## ACTION ITEM
Look through the material below and count the lines with the string "unique". Report only the count.

==== DATA UNDER STUDY

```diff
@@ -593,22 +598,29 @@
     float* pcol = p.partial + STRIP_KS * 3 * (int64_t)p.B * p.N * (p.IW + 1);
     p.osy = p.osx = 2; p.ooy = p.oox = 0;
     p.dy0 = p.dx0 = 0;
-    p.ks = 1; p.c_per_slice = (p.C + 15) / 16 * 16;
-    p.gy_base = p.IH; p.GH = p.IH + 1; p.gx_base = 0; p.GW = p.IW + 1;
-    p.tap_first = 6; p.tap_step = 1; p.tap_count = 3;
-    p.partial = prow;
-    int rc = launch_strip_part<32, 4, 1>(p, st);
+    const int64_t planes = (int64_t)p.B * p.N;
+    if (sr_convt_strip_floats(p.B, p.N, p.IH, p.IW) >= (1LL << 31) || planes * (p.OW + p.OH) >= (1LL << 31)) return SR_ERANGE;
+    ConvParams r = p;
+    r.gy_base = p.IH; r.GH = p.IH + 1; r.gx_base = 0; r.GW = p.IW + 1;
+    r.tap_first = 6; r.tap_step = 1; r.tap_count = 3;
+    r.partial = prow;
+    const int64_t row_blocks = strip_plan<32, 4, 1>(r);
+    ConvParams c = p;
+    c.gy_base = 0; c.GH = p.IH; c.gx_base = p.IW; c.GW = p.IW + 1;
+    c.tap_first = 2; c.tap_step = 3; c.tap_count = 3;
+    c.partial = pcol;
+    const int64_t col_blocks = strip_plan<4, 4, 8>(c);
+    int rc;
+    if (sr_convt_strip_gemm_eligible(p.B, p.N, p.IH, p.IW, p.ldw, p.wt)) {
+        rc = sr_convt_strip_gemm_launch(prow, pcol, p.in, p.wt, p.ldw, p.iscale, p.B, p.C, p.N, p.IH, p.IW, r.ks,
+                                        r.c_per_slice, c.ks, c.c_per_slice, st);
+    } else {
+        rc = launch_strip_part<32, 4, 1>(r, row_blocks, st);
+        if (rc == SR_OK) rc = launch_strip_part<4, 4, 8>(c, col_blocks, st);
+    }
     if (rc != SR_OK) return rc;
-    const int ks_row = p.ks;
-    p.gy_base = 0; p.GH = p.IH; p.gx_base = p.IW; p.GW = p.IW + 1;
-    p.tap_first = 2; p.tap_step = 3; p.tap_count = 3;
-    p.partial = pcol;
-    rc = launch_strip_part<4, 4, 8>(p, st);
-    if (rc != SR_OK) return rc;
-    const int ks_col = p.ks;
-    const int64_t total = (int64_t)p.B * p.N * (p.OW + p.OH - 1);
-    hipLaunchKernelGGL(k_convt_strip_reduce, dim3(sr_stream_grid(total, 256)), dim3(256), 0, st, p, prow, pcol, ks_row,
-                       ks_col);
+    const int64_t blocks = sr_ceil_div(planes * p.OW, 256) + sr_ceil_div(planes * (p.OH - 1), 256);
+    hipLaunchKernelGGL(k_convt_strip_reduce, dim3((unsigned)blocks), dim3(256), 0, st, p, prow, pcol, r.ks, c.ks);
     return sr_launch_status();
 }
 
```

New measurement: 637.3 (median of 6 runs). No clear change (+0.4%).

========
==== DATA UNDER STUDY

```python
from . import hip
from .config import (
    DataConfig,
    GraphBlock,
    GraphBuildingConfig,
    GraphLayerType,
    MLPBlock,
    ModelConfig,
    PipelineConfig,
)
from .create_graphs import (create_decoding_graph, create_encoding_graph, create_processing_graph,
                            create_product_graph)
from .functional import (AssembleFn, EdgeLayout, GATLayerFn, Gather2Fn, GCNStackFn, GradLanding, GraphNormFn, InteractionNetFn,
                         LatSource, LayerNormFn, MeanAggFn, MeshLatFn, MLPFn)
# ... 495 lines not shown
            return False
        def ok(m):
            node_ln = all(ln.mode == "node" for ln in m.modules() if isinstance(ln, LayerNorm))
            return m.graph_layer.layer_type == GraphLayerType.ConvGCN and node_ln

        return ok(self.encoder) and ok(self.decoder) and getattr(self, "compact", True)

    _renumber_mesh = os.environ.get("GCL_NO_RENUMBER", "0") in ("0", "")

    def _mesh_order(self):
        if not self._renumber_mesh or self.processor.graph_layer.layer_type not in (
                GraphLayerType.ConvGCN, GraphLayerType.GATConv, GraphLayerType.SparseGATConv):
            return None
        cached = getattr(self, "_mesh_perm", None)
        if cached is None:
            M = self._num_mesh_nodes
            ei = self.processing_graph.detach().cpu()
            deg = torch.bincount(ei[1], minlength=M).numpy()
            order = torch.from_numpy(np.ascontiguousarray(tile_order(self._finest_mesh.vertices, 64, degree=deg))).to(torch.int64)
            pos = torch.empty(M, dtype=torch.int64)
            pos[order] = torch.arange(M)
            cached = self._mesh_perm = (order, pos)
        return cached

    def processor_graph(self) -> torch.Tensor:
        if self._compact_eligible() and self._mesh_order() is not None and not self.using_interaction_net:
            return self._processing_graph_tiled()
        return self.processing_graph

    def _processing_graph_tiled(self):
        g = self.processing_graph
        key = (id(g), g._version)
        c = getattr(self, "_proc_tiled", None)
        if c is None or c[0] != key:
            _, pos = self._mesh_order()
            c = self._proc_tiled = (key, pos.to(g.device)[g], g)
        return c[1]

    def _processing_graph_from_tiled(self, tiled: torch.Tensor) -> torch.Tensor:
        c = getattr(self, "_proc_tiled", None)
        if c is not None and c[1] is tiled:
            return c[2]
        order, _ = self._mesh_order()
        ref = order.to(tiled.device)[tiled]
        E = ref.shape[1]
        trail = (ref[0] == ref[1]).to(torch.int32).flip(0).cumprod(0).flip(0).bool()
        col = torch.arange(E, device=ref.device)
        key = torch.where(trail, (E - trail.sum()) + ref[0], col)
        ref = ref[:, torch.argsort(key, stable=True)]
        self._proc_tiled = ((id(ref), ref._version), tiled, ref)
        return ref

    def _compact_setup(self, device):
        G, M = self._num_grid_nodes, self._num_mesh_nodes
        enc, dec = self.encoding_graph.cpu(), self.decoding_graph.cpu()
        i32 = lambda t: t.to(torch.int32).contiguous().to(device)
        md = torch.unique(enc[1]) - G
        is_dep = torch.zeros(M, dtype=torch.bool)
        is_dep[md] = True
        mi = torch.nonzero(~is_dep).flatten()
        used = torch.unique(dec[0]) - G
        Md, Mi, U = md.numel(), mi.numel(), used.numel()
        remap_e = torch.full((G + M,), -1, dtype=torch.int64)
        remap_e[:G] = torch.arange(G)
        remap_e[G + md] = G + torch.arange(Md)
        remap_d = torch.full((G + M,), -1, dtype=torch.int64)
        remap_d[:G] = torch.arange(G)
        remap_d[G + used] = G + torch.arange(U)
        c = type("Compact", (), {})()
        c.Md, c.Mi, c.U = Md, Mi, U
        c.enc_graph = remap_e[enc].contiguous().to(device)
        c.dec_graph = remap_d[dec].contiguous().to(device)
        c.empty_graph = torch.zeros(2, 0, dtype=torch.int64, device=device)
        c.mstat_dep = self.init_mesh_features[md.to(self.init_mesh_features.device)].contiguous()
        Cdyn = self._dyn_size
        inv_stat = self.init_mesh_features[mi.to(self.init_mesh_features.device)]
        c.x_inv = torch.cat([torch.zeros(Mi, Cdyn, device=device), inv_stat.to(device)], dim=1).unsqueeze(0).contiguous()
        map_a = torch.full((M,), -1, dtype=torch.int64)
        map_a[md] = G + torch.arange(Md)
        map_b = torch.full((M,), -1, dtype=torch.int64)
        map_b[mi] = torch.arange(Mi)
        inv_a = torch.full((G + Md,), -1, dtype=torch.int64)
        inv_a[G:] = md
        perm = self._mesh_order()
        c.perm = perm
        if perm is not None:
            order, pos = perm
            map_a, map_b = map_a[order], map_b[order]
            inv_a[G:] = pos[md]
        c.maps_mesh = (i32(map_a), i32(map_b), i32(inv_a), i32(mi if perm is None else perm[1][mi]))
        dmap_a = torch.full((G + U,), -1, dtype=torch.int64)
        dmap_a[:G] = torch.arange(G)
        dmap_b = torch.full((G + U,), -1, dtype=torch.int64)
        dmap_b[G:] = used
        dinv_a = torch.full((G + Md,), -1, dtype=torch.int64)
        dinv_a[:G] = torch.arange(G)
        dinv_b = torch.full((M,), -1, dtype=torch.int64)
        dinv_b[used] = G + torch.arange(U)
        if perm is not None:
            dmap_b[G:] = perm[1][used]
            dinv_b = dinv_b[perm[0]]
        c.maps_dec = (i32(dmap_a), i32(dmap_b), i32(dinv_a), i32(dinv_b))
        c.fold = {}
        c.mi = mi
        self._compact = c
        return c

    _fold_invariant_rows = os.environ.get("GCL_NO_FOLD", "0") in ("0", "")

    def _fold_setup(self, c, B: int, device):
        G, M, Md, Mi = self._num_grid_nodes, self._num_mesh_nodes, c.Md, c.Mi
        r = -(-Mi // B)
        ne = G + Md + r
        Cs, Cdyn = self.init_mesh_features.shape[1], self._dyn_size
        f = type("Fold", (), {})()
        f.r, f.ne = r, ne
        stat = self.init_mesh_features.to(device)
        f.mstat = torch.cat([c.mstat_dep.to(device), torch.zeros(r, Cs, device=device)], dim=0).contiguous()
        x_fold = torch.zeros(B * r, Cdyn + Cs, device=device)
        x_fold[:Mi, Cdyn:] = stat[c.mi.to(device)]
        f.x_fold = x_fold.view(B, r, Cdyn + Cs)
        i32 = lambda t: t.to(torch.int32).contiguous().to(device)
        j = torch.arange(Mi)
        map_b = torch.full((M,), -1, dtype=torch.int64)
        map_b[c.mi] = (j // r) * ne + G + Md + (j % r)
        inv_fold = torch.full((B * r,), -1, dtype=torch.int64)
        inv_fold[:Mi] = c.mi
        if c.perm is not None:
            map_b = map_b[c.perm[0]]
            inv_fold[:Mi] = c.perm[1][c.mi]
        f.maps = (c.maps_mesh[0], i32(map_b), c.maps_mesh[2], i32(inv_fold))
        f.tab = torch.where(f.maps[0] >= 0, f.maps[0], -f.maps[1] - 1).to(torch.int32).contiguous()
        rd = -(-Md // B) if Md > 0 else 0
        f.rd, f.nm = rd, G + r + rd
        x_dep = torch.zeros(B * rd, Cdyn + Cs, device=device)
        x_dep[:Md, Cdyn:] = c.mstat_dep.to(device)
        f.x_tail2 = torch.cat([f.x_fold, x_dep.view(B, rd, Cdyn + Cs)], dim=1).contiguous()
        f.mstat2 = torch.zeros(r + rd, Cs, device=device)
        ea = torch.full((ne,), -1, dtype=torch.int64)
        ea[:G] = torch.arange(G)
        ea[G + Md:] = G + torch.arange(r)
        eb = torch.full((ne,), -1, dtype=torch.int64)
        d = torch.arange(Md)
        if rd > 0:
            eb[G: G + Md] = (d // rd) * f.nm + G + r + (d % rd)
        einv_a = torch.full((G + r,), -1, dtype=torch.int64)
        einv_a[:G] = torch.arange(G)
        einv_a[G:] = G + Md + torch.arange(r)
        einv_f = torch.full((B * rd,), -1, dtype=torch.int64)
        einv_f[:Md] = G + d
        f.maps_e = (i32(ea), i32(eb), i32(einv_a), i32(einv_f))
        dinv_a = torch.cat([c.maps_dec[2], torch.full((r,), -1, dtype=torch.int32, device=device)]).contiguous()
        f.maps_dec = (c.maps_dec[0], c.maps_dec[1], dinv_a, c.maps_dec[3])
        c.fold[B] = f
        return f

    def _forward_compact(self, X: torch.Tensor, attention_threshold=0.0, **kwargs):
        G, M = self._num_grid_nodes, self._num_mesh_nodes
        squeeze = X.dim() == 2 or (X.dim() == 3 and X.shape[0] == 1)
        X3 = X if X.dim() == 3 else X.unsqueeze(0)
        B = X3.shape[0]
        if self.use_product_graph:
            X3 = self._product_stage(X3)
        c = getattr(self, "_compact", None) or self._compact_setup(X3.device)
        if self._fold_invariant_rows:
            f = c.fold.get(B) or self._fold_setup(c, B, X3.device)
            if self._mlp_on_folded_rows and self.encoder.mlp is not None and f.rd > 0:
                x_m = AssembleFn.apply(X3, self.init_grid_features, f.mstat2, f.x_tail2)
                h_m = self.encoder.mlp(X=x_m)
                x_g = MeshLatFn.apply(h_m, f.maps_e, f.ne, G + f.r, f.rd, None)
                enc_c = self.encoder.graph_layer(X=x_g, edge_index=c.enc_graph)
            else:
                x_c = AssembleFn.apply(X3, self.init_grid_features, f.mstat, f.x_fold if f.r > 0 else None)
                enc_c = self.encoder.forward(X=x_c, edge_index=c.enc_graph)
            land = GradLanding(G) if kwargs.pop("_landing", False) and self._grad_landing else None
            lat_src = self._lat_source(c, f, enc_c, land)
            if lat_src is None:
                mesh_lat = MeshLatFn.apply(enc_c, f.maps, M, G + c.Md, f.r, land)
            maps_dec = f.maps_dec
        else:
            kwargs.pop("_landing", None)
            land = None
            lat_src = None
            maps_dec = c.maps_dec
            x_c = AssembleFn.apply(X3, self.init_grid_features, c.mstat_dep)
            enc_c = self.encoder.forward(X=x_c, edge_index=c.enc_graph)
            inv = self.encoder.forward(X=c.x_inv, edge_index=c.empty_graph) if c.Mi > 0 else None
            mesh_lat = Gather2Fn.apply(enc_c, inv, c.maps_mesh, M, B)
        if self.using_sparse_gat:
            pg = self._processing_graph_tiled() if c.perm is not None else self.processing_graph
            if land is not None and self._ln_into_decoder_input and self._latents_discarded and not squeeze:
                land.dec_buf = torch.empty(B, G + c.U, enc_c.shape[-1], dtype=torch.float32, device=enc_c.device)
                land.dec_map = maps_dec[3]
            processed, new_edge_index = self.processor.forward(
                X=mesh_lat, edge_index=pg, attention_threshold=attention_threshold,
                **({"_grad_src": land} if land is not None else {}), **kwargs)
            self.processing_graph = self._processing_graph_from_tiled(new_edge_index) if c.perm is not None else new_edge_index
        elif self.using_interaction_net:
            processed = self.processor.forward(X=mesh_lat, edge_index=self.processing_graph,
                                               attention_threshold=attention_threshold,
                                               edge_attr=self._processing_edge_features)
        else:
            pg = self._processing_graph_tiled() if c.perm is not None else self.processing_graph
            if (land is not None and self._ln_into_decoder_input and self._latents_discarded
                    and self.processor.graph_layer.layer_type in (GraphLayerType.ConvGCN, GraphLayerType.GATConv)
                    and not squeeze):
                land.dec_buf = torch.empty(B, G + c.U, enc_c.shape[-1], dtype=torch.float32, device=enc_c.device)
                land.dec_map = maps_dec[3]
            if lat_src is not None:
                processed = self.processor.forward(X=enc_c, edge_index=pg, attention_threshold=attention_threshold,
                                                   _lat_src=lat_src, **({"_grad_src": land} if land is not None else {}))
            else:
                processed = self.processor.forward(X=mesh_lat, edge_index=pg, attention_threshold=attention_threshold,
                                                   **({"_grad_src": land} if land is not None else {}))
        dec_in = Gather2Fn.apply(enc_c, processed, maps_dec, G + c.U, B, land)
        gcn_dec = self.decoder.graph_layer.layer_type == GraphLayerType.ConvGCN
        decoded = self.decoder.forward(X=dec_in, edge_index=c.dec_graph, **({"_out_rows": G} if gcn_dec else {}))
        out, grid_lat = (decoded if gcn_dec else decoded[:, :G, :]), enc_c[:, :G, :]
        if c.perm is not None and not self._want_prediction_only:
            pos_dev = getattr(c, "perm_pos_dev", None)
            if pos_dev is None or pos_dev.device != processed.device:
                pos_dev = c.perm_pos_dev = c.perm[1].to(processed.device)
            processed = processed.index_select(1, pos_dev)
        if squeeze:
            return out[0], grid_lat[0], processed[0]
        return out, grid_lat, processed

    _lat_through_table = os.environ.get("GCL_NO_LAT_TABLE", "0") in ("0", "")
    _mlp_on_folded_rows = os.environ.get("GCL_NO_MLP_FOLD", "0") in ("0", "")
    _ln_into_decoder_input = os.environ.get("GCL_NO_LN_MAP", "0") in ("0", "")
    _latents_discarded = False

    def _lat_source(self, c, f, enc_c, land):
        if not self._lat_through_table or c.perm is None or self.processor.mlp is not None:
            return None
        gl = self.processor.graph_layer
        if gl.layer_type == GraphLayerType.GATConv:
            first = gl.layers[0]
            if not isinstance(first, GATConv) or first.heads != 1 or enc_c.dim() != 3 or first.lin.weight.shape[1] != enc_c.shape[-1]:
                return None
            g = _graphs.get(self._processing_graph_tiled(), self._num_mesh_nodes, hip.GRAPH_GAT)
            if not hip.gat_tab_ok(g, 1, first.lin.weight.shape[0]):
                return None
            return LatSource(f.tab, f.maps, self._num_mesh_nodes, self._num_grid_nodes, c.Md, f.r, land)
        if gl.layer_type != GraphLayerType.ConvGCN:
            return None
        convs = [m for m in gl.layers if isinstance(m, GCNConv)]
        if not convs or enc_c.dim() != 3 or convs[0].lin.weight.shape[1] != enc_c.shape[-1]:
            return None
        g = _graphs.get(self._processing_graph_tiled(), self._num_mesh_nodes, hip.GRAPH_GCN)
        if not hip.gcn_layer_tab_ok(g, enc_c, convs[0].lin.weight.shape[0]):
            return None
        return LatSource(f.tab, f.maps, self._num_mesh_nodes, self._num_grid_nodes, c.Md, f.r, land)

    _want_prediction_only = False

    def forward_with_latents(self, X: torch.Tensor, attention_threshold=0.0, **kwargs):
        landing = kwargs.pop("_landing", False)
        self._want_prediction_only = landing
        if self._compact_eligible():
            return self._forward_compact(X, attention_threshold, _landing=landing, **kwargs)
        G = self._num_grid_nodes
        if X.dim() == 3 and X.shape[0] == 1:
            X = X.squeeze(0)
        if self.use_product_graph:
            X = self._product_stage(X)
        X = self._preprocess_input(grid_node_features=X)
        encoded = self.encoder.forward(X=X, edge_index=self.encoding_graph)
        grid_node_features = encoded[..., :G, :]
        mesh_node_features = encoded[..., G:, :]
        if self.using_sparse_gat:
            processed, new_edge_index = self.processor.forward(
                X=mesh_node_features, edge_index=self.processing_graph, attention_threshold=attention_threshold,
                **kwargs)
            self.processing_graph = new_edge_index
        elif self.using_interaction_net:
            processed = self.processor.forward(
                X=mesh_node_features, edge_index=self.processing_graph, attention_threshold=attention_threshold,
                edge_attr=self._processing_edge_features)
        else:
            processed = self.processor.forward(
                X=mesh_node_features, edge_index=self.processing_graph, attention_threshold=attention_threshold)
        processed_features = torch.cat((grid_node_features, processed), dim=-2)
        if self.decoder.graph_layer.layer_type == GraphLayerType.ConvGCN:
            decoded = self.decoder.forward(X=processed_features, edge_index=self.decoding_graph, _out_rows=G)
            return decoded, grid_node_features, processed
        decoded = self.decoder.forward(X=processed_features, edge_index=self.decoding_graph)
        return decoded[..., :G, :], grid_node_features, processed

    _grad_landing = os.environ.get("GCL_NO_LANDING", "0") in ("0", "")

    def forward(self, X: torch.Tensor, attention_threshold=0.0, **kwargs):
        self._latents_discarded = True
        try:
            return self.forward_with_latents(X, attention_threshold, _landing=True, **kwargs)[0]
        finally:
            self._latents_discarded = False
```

========

## EXPECTED ANSWER
2